On July 8, 2026, the Paris-based startup ZML released LLMD, an inference server that runs large language models across five chip families (NVIDIA, AMD, Google, Intel, Apple) from a single codebase. SFEIR reads this as a signal: as training cedes the spotlight to inference, the real battleground — and cost center — shifts toward serving, where cost per token, latency, and dependence on silicon are decided.

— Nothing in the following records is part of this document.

+  const int tid = threadIdx.x, lane = tid & 63;
+  const int wid = __builtin_amdgcn_readfirstlane(tid >> 6);
+  const int wc = wid & 3, grp = wid >> 2;
+  const int nx = gridDim.x, ny = gridDim.y, G = nx * ny * gridDim.z;
+  const int bid = blockIdx.x + nx * (blockIdx.y + ny * blockIdx.z);
+  const int xcd = bid & 7, q8 = G >> 3, r8 = G & 7;
+  const int lid = (xcd < r8 ? xcd * (q8 + 1) : r8 * (q8 + 1) + (xcd - r8) * q8) + (bid >> 3);
+  const int bx = lid % nx, by = (lid / nx) % ny, bz = lid / (nx * ny);
+  const int ci0 = bx * CW, co0 = by * CW;
+  int r0 = 0, ks = bz, sp = pg.sp[0];
+  if (ks >= sp) {
+    ks -= sp; r0 = 1; sp = pg.sp[1];
+    if (ks >= sp) { ks -= sp; r0 = 2; sp = pg.sp[2]; }
+  }
+  const int nh = wpm::n_h(H, r0), hlo = wpm::h_lo(r0), ntl = pg.G * nh;
+  const int t_begin = wpm::run_begin(ks, sp, ntl), t_end = wpm::run_begin(ks + 1, sp, ntl);
+  const int C = a.CI, CO = a.CO;
+
+  unsigned d_rel[PW], x_rel[PW];
+#pragma unroll
+  for (int j = 0; j < PW; ++j) {
+    const int row = (wid + j * NW) * 8 + lane / 8, pch = lane % 8;
+    const int pix = wpm::row_img(row) * H * W + wpm::row_col(row), ch = wpm::dma_chan(row, pch);
+    d_rel[j] = 2u * (unsigned)(pix * CO + co0 + ch);
+    x_rel[j] = 2u * (unsigned)(pix * C + ci0 + ch);
+  }
+  const __amdgpu_buffer_rsrc_t rsD = __builtin_amdgcn_make_buffer_rsrc(
+      (void*)a.dy, 0, (int)(2LL * a.B * H * W * CO), 0x00020000);
+  const __amdgpu_buffer_rsrc_t rsX = __builtin_amdgcn_make_buffer_rsrc(
+      (void*)a.x, 0, (int)(2LL * a.B * H * W * C), 0x00020000);
+
+  int cg = t_begin / nh, chh = hlo + (t_begin - cg * nh);
+  auto stage = [&](int buf, int t) {
+    u16* Ds = lds_w + buf * STAGE;
+    u16* Xs = Ds + D_EL;
+    const bool live = t < t_end;
+    const int pb = (cg * wpm::kGroup * H + chh) * W;
+    if (++chh == hlo + nh) { chh = hlo; ++cg; }
+    const unsigned dbase = 2u * (unsigned)(pb * CO);
+    const unsigned xbase = 2u * (unsigned)((pb + (r0 - 1) * W) * C);
+#pragma unroll
+    for (int j = 0; j < PW; ++j)
+      dma16(rsD, live ? d_rel[j] + dbase : kOOB, Ds + (wid + j * NW) * 512);
+#pragma unroll
+    for (int j = 0; j < PW; ++j)
+      dma16(rsX, live ? x_rel[j] + xbase : kOOB, Xs + (wid + j * NW) * 512);
+  };
+
+  const int li = lane & 15, pc = li & 3;
+  int a_off[2][4], x_off[2];
+#pragma unroll
+  for (int hs = 0; hs < 2; ++hs) {
+    const int k = wpm::lane_k(lane, hs);
+#pragma unroll
+    for (int i = 0; i < 4; ++i) a_off[hs][i] = wpm::lds_off(k, i * 16 + 4 * pc);
+    x_off[hs] = wpm::lds_off(k, wc * 16 + 4 * pc);
+  }
+  auto tr = [&](const u16* p) -> s16x4_t {
+    return __builtin_amdgcn_ds_read_tr16_b64_v4i16((__attribute__((address_space(3))) s16x4_t*)p);
+  };
+
+  f32x4 acc[3][4];
+#pragma unroll
+  for (int s = 0; s < 3; ++s)
+#pragma unroll
+    for (int i = 0; i < 4; ++i) acc[s][i] = f32x4{0.f, 0.f, 0.f, 0.f};
+
+  auto compute = [&](int buf, auto w0c, auto w1c) {
+    constexpr int W0 = decltype(w0c)::value, W1 = decltype(w1c)::value;
+    const u16* Ds = lds_w + buf * STAGE;
+    const u16* Xs = Ds + D_EL;
+    bf16x8 af[2][4], xf[W];
+    auto load_a = [&](int w, int slot) {
+#pragma unroll
+      for (int i = 0; i < 4; ++i) {
+        const s16x4_t lo = tr(Ds + w * wpm::kGroup * CW + a_off[0][i]);
+        const s16x4_t hi = tr(Ds + w * wpm::kGroup * CW + a_off[1][i]);
+        af[slot][i] = __builtin_bit_cast(bf16x8, __builtin_shufflevector(lo, hi, 0, 1, 2, 3, 4, 5, 6, 7));
+      }
+    };
+    auto load_x = [&](int c) {
+      const s16x4_t lo = tr(Xs + c * wpm::kGroup * CW + x_off[0]);
+      const s16x4_t hi = tr(Xs + c * wpm::kGroup * CW + x_off[1]);
+      xf[c] = __builtin_bit_cast(bf16x8, __builtin_shufflevector(lo, hi, 0, 1, 2, 3, 4, 5, 6, 7));
+    };
+    constexpr int C0 = W0 > 0 ? W0 - 1 : 0, C1 = W0 + 1 < W ? W0 + 1 : W - 1;
+    load_a(W0, 0);
+    static_for<C0, C1 + 1>([&](auto c) { load_x(decltype(c)::value); });
+    __builtin_amdgcn_sched_group_barrier(0x100, 8 + 2 * (C1 - C0 + 1), 0);
+    static_for<W0, W1>([&](auto wv) {
+      constexpr int w = decltype(wv)::value, slot = (w - W0) & 1;
+      constexpr bool more = w + 1 < W1, morex = more && w + 2 < W;
+      constexpr int NRD = more ? 8 + (morex ? 2 : 0) : 0, NMF = 4 * wpm::live_taps(W, w);
+      if constexpr (more) load_a(w + 1, slot ^ 1);
+      if constexpr (morex) load_x(w + 2);
+      static_for<0, 3>([&](auto sv) {
+        constexpr int s = decltype(sv)::value;
+        if constexpr (wpm::tap_live(W, w, s)) {
+#pragma unroll
+          for (int i = 0; i < 4; ++i) acc[s][i] = mfma16(af[slot][i], xf[w + s - 1], acc[s][i]);
+        }
+      });
+      static_for<0, NMF>([&](auto m) {
+        __builtin_amdgcn_sched_group_barrier(0x008, 1, 0);
+        if constexpr (decltype(m)::value < NRD) __builtin_amdgcn_sched_group_barrier(0x100, 1, 0);
+      });
+      if constexpr (NRD > NMF) __builtin_amdgcn_sched_group_barrier(0x100, NRD - NMF, 0);
+    });
+  };
+
+  using std::integral_constant;
+  const int nt = t_end - t_begin;
+  if (nt > 0) stage(0, t_begin);
+  for (int it = 0; it < nt; ++it) {
+    wait_vm<0>();
+    __builtin_amdgcn_s_barrier();
+    asm volatile("" ::: "memory");
+    stage((it + 1) & 1, t_begin + it + 1);
+    if constexpr (PG == 1) {
+      compute(it & 1, integral_constant<int, 0>{}, integral_constant<int, W>{});
+    } else {
+      if (grp == 0) compute(it & 1, integral_constant<int, 0>{}, integral_constant<int, W / 2>{});
+      else compute(it & 1, integral_constant<int, W / 2>{}, integral_constant<int, W>{});
+    }
+  }
+  wait_vm<0>();
+  if constexpr (PG == 2) {
+    __syncthreads();
+    float* park = reinterpret_cast<float*>(lds_w);
+    if (grp == 1) {
+#pragma unroll
+      for (int t = 0; t < 3; ++t)
+#pragma unroll
+        for (int i = 0; i < 4; ++i)
+          *reinterpret_cast<f32x4*>(park + ((wc * 12 + t * 4 + i) * 64 + lane) * 4) = acc[t][i];
+    }
+    __syncthreads();
+    if (grp == 1) return;
+#pragma unroll
+    for (int t = 0; t < 3; ++t)
+#pragma unroll
+      for (int i = 0; i < 4; ++i)
+        acc[t][i] += *reinterpret_cast<const f32x4*>(park + ((wc * 12 + t * 4 + i) * 64 + lane) * 4);
+  }
+  const long long K = 9LL * C;
+  const int ci = ci0 + wc * 16 + (lane & 15);
+#pragma unroll
+  for (int t = 0; t < 3; ++t)
+#pragma unroll
+    for (int i = 0; i < 4; ++i)
+#pragma unroll
+      for (int rr = 0; rr < 4; ++rr) {
+        const int co = co0 + i * 16 + 4 * (lane >> 4) + rr;
+        const long long e = (long long)co * K + (r0 * 3 + t) * C + ci;
+        if (atomic == 1) atomicAdd(a.dw + e, acc[t][i][rr]);
+        else if (atomic == 0) a.dw[e] += acc[t][i][rr];
+        else {
+          a.slab[(long long)ks * CO * K + e] = acc[t][i][rr];
+          if (ks == sp - 1)
+            for (int z = sp; z < pg.spmax; ++z) a.slab[(long long)z * CO * K + e] = 0.f;
+        }
+      }
+}
+
+static bool& wgrad_pm_switch() {
+  static bool on = [] {
+    const char* e = std::getenv("DMP_WGRAD_PM");
+    return e == nullptr || e[0] != '0';
+  }();
+  return on;
+}
+
+bool conv_wgrad_pm(bool on) {
+  bool& sw = wgrad_pm_switch();
+  const bool prev = sw;
+  sw = on;
+  return prev;
+}
+
+bool conv_wgrad_pm_ok(int cfg, int B, int H, int W, int CI, int CO, int R, int S, int stride,
+                      int pad) {
+  return plan_wgrad_halo_pm(cfg, B, H, W, CI, CO, R, S, stride, pad).ok;
+}
+
 bool conv_wgrad_halo_ok(int cfg, int B, int H, int W, int CI, int CO, int R, int S, int stride,
                         int pad) {
   const WgradHaloPlan p = plan_wgrad_halo(cfg, B, H, W, CI, CO, R, S, stride, pad);
@@ -539,6 +743,21 @@
   else launch_wgrad_halo_t<(TR == 3 ? 128 : 256), NS, TR>(a, g, lds, sp, s);
 }
 
+template <int W, int PG>
+static void launch_wgrad_pm_t(WgradArgs a, const WgradPmPlan& p, hipStream_t s) {
+  allow_max_dynamic_lds<conv_wgrad_halo_pm_kernel<W, PG>>();
+  const WgradPmGeom& g = p.g;
+  if (p.slab_elems == 0) a.slab = nullptr;
+  const dim3 grid((unsigned)(a.CI / 64), (unsigned)(a.CO / 64), (unsigned)(2 * g.sp[0] + g.sp[1]));
+  const int mode = a.slab != nullptr ? 3 : (g.spmax > 1 ? 1 : 0);
+  hipLaunchKernelGGL((conv_wgrad_halo_pm_kernel<W, PG>), grid, dim3(256 * PG), p.lds, s, a, g, mode);
+  if (mode == 3) {
+    const long long n4 = (long long)a.CO * 9 * a.CI / 4;
+    hipLaunchKernelGGL(wgrad_slab_reduce_kernel, dim3((unsigned)((n4 + 15) / 16)), dim3(256), 0,
+                       s, a.slab, a.dw, n4, g.spmax);
+  }
+}
+
 template <int BNW, int WM, int WN, int BMW = 64>
 static void launch_wgrad_variant(const WgradArgs& a, dim3 grid, int bp, int ns, hipStream_t s) {
   if (bp == 32) {
@@ -558,6 +777,18 @@
   if (cfg >= kWhSlabBase) {
     if (slab != nullptr) a.slab = slab;
     else cfg -= kWhSlabBase - kWhBase;
+  }
+  if (cfg >= kWhBase && dbias == nullptr && wgrad_pm_switch()) {
+    if (const WgradPmPlan p = plan_wgrad_halo_pm(cfg, B, H, W, CI, CO, R, S, stride, pad); p.ok) {
+      if (W == 4) {
+        if (p.pg == 2) launch_wgrad_pm_t<4, 2>(a, p, s);
+        else launch_wgrad_pm_t<4, 1>(a, p, s);
+      } else {
+        if (p.pg == 2) launch_wgrad_pm_t<8, 2>(a, p, s);
+        else launch_wgrad_pm_t<8, 1>(a, p, s);
+      }
+      return;
+    }
   }
   if (cfg >= kWhBase && dbias == nullptr) {
     if (const WgradHaloPlan p = plan_wgrad_halo(cfg, B, H, W, CI, CO, R, S, stride, pad); p.ok) {
diff --git a/distributed_ml_pytorch_amd/csrc/halo_plan.h b/distributed_ml_pytorch_amd/csrc/halo_plan.h
--- a/distributed_ml_pytorch_amd/csrc/halo_plan.h
+++ b/distributed_ml_pytorch_amd/csrc/halo_plan.h
@@ -3,6 +3,7 @@
 #include <cstddef>
 
 #include "halo_pm.h"
+#include "wgrad_pm.h"
 
 namespace dmp {
 
@@ -308,4 +309,55 @@
   return p;
 }
 
-}
+struct WgradPmGeom {
+  int G;
+  int sp[3];
+  int spmax;
+};
+
+struct WgradPmPlan {
+  bool ok;
+  WgradPmGeom g;
+  int W, pg, q;
+  int blocks;
+  size_t lds;
+  long long slab_elems;
+};
+
+constexpr bool wgrad_pm_variant(int var) { return var == 0 || var == 5; }
+
+inline WgradPmPlan plan_wgrad_halo_pm(int cfg, int B, int H, int W, int CI, int CO, int R, int S,
+                                      int stride, int pad) {
+  WgradPmPlan p{};
+  const bool slab = cfg >= kWhSlabBase;
+  const int id = cfg - (slab ? kWhSlabBase : kWhBase);
+  if (id < 0 || id >= kNumWhConfigs || !wgrad_pm_variant(id / 12)) return p;
+  if (R != 3 || S != 3 || stride != 1 || pad != 1 || H != W || !wpm::map_ok(W)) return p;
+  const WgradHaloPlan d = plan_wgrad_halo(cfg, B, H, W, CI, CO, R, S, stride, pad);
+  if (!d.ok || d.bm != wpm::tile_rows(W) || d.ns != 2 || d.tr != 1) return p;
+  p.W = W;
+  p.pg = d.pg;
+  WgradPmGeom& g = p.g;
+  g.G = (B + wpm::kGroup - 1) / wpm::kGroup;
+  if (2LL * g.G * wpm::kGroup * H * W * (CO > CI ? CO : CI) >= (1LL << 31)) return p;
+  const int n0 = wpm::live_tiles(g.G, H, 0), n1 = wpm::live_tiles(g.G, H, 1);
+  const int cap = 3 * d.splits;
+  for (int q = (2 * n0 + n1 + cap - 1) / cap; q <= n1 && !p.ok; ++q) {
+    const int s0 = (n0 + q - 1) / q, s1 = (n1 + q - 1) / q;
+    if ((long long)s0 * (q - 1) > n0 || (long long)s1 * (q - 1) > n1 || 2 * s0 + s1 > cap) continue;
+    g.sp[0] = g.sp[2] = s0;
+    g.sp[1] = s1;
+    g.spmax = s1 > s0 ? s1 : s0;
+    p.q = q;
+    p.ok = true;
+  }
+  if (!p.ok) return p;
+  p.blocks = (CI / 64) * (CO / 64) * (2 * g.sp[0] + g.sp[1]);
+  p.lds = (size_t)2 * 2 * wpm::tile_rows(W) * 64 * 2;
+  p.ok = p.lds <= (size_t)kMaxDynamicLds;
+  if (p.ok && slab && d.slab_elems > 0 && g.spmax > 1 && g.spmax <= d.splits)
+    p.slab_elems = (long long)g.spmax * CO * R * S * CI;
+  return p;
+}
+
+}
diff --git a/distributed_ml_pytorch_amd/csrc/launchers.h b/distributed_ml_pytorch_amd/csrc/launchers.h
--- a/distributed_ml_pytorch_amd/csrc/launchers.h
+++ b/distributed_ml_pytorch_amd/csrc/launchers.h
@@ -192,6 +192,9 @@
 int conv_wgrad_halo_slab_base();
 long long conv_wgrad_halo_slab_elems(int cfg, int B, int H, int W, int CI, int CO, int R, int S,
                                      int stride, int pad);
+bool conv_wgrad_pm(bool on);
+bool conv_wgrad_pm_ok(int cfg, int B, int H, int W, int CI, int CO, int R, int S, int stride,
+                      int pad);
 void launch_conv_fwd(const uint16_t* x, const uint16_t* w, uint16_t* y, float* part, int B, int H,
                      int W, int CI, int OH, int OW, int CO, int R, int S, int stride, int pad,
                      int cfg, hipStream_t s, const float* bias = nullptr, bool relu = false,
diff --git a/distributed_ml_pytorch_amd/csrc/wgrad_pm.h b/distributed_ml_pytorch_amd/csrc/wgrad_pm.h
--- /dev/null
+++ b/distributed_ml_pytorch_amd/csrc/wgrad_pm.h
@@ -0,0 +1,44 @@
+#pragma once
+
+namespace dmp {
+namespace wpm {
+
+constexpr int kGroup = 32;
+constexpr bool map_ok(int W) { return W == 4 || W == 8; }
+constexpr int tile_rows(int W) { return kGroup * W; }
+
+constexpr int h_lo(int r) { return r == 0 ? 1 : 0; }
+constexpr int n_h(int H, int r) { return r == 1 ? H : H - 1; }
+constexpr int live_tiles(int G, int H, int r) { return G * n_h(H, r); }
+constexpr int run_begin(int k, int sp, int n) { return (int)(((long long)k * n) / sp); }
+
+constexpr bool tap_live(int W, int w, int s) { return w + s - 1 >= 0 && w + s - 1 < W; }
+constexpr int live_taps(int W, int w) {
+  return (tap_live(W, w, 0) ? 1 : 0) + 1 + (tap_live(W, w, 2) ? 1 : 0);
+}
+constexpr int live_products(int W) {
+  int n = 0;
+  for (int r = 0; r < 3; ++r)
+    for (int w = 0; w < W; ++w) n += n_h(W, r) * live_taps(W, w);
+  return n;
+}
+static_assert(live_products(4) == 100 && live_products(8) == 484, "(3W - 2)^2");
+
+constexpr int staged_row(int i, int w) { return w * kGroup + i; }
+constexpr int row_img(int row) { return row % kGroup; }
+constexpr int row_col(int row) { return row / kGroup; }
+constexpr int dma_pieces(int W) { return tile_rows(W) / 8; }
+constexpr int swz(int row) { return ((row >> 1) & 1) | (((row >> 3) & 1) << 1); }
+constexpr int lds_off(int row, int col) {
+  return row * 64 + (((col >> 4) ^ swz(row)) << 4) + (col & 15);
+}
+constexpr int dma_chan(int row, int pch) { return (((pch >> 1) ^ swz(row)) << 4) + (pch & 1) * 8; }
+
+constexpr int lane_k(int lane, int hsel) { return 8 * (lane >> 4) + ((lane & 15) >> 2) + 4 * hsel; }
+constexpr int lane_c(int lane) { return 4 * (lane & 3); }
+
+constexpr int step_lo(int W, int pg, int grp) { return grp * W / pg; }
+constexpr int step_hi(int W, int pg, int grp) { return (grp + 1) * W / pg; }
+
+}
+}
diff --git a/distributed_ml_pytorch_amd/csrc/wgrad_pm_check.cpp b/distributed_ml_pytorch_amd/csrc/wgrad_pm_check.cpp
--- /dev/null
+++ b/distributed_ml_pytorch_amd/csrc/wgrad_pm_check.cpp
@@ -0,0 +1,311 @@
+#include <cstdio>
+#include <cstdlib>
+#include <vector>
+
+#include "halo_plan.h"
+
+using namespace dmp;
+
+static long long g_checks = 0;
+static int g_failed = 0;
+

ZML's bet comes down to three words, model to metal: not offering yet another model, but a layer that decouples the model from the hardware. The stack has four layers. At the top, models (Qwen, Gemma, Mistral, LLaMa) loaded zero-copy via a virtual file system from Hugging Face, S3, or GCS. Then LLMD, a server exposing an OpenAI-compatible API (drop-in) with continuous batching, paged attention, prefix caching, tool calling, and Prometheus metrics. Below that, ZML compiles the graph upfront, once and for all, into a hermetic native binary in Zig + MLIR, with no Python in the execution path. This binary runs on five backends: CUDA, ROCm, TPU, oneAPI, Metal. The elegance lies in being "portable, not leveled" — chip-specific paths (FlashAttention, AITER) are preserved. Figures announced (by the vendor): images from 1.7 GB (CUDA) to ~140 MB (Apple), cold start of 1-2 s on an 8B model, and the DFlash accelerator (claimed "up to 10×," ~6.17× in the underlying research).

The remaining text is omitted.